EXERCISE AIM:
The reply should consist of one number, which is how many lines in the material below contain "modes".

PROVIDED RECORDS:
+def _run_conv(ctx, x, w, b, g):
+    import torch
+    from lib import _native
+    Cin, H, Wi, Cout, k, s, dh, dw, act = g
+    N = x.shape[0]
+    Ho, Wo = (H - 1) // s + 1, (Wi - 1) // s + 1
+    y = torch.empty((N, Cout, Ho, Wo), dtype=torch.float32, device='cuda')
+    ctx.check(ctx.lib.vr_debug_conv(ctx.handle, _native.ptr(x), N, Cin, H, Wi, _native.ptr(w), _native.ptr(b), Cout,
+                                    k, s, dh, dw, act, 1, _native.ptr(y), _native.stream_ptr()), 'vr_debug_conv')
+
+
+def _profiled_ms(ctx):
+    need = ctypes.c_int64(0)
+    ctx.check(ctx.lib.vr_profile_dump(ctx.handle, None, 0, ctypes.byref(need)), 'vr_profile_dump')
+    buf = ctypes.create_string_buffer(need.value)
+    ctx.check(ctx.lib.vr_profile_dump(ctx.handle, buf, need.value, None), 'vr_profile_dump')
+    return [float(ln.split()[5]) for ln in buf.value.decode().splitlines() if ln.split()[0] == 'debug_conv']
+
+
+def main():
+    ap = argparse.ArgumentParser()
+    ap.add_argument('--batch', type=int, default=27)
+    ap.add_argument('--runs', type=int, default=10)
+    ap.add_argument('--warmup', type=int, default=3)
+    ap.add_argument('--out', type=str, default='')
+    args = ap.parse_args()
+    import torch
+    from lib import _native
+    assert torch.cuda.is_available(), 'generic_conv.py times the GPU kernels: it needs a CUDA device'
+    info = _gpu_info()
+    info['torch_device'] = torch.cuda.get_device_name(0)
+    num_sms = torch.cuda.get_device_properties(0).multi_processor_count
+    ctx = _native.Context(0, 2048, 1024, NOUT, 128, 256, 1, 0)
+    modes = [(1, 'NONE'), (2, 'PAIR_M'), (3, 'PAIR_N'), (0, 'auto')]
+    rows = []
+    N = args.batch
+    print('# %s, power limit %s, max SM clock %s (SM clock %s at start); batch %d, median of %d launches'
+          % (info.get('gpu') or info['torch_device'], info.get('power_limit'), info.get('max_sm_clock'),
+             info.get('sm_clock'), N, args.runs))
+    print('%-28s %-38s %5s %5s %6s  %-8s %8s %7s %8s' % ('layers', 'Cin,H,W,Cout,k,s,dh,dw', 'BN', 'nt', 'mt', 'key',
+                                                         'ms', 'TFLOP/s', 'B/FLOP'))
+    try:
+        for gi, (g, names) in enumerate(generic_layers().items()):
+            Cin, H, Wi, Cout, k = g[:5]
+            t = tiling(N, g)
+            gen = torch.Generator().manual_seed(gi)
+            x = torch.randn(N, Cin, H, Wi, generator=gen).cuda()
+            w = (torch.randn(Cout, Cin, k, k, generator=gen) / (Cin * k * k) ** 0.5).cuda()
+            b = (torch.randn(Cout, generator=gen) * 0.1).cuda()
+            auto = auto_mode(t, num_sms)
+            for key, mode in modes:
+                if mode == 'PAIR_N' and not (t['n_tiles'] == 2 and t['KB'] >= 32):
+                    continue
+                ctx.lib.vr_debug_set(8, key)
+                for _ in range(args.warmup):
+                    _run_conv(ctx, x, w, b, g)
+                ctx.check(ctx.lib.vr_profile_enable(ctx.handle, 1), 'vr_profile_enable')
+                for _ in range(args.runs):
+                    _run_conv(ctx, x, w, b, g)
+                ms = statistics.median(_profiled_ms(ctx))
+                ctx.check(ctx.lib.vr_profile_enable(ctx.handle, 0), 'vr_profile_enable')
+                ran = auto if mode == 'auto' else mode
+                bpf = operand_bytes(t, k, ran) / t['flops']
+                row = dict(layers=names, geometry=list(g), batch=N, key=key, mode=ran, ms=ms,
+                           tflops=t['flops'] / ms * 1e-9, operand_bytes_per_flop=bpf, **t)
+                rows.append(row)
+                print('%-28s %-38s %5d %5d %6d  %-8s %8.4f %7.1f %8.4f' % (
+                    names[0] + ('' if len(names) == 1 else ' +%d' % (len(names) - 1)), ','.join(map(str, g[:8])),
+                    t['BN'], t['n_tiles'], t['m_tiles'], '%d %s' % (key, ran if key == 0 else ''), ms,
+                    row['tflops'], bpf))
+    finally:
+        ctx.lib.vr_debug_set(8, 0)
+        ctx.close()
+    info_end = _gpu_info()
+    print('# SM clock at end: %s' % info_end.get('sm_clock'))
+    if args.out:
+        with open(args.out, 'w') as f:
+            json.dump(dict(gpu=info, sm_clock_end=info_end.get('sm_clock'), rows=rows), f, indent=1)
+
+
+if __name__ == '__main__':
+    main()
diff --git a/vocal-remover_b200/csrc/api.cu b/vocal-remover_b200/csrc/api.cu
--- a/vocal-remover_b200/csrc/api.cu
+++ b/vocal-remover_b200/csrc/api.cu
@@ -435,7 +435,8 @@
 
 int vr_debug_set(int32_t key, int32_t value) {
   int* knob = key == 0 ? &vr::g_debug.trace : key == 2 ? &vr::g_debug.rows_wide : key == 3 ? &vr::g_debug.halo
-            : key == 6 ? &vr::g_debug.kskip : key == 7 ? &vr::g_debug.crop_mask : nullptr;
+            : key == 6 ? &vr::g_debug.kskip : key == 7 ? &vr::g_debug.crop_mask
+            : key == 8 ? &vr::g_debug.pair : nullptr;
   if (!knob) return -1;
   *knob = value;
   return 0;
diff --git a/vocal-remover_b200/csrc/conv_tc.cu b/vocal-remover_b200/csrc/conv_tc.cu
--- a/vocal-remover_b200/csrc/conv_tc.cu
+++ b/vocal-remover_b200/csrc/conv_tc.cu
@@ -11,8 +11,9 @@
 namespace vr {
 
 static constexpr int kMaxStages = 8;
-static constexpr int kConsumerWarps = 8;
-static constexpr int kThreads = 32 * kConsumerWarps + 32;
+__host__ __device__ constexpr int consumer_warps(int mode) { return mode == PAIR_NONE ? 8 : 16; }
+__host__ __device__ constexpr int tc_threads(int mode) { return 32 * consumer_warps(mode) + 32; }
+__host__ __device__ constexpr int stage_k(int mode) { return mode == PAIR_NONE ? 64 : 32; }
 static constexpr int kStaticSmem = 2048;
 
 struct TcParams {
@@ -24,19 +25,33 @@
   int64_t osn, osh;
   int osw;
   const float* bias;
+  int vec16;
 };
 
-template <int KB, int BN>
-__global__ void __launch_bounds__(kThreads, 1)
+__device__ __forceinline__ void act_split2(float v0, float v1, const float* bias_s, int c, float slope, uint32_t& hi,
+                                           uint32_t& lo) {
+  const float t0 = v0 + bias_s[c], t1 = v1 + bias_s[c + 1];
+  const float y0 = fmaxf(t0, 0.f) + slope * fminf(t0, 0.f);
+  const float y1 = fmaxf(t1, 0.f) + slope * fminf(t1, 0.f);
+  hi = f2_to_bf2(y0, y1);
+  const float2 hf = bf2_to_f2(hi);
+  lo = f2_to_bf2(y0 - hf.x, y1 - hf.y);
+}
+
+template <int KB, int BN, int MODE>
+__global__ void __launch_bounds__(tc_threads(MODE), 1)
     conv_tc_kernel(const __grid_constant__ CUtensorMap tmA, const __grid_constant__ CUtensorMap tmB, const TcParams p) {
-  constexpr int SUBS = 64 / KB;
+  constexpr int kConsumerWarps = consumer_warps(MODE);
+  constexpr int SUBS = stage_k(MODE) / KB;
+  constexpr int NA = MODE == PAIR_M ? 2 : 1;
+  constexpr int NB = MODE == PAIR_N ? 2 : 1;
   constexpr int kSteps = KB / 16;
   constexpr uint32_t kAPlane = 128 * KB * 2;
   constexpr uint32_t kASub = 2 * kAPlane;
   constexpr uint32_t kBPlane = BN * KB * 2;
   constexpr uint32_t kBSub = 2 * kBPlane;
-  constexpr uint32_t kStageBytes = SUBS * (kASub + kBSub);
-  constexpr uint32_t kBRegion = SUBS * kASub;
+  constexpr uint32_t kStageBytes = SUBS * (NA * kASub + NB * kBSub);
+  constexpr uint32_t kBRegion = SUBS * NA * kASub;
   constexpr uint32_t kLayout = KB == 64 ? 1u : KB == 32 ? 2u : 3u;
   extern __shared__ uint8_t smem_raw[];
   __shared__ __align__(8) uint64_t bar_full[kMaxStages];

TASK OUTPUT:
2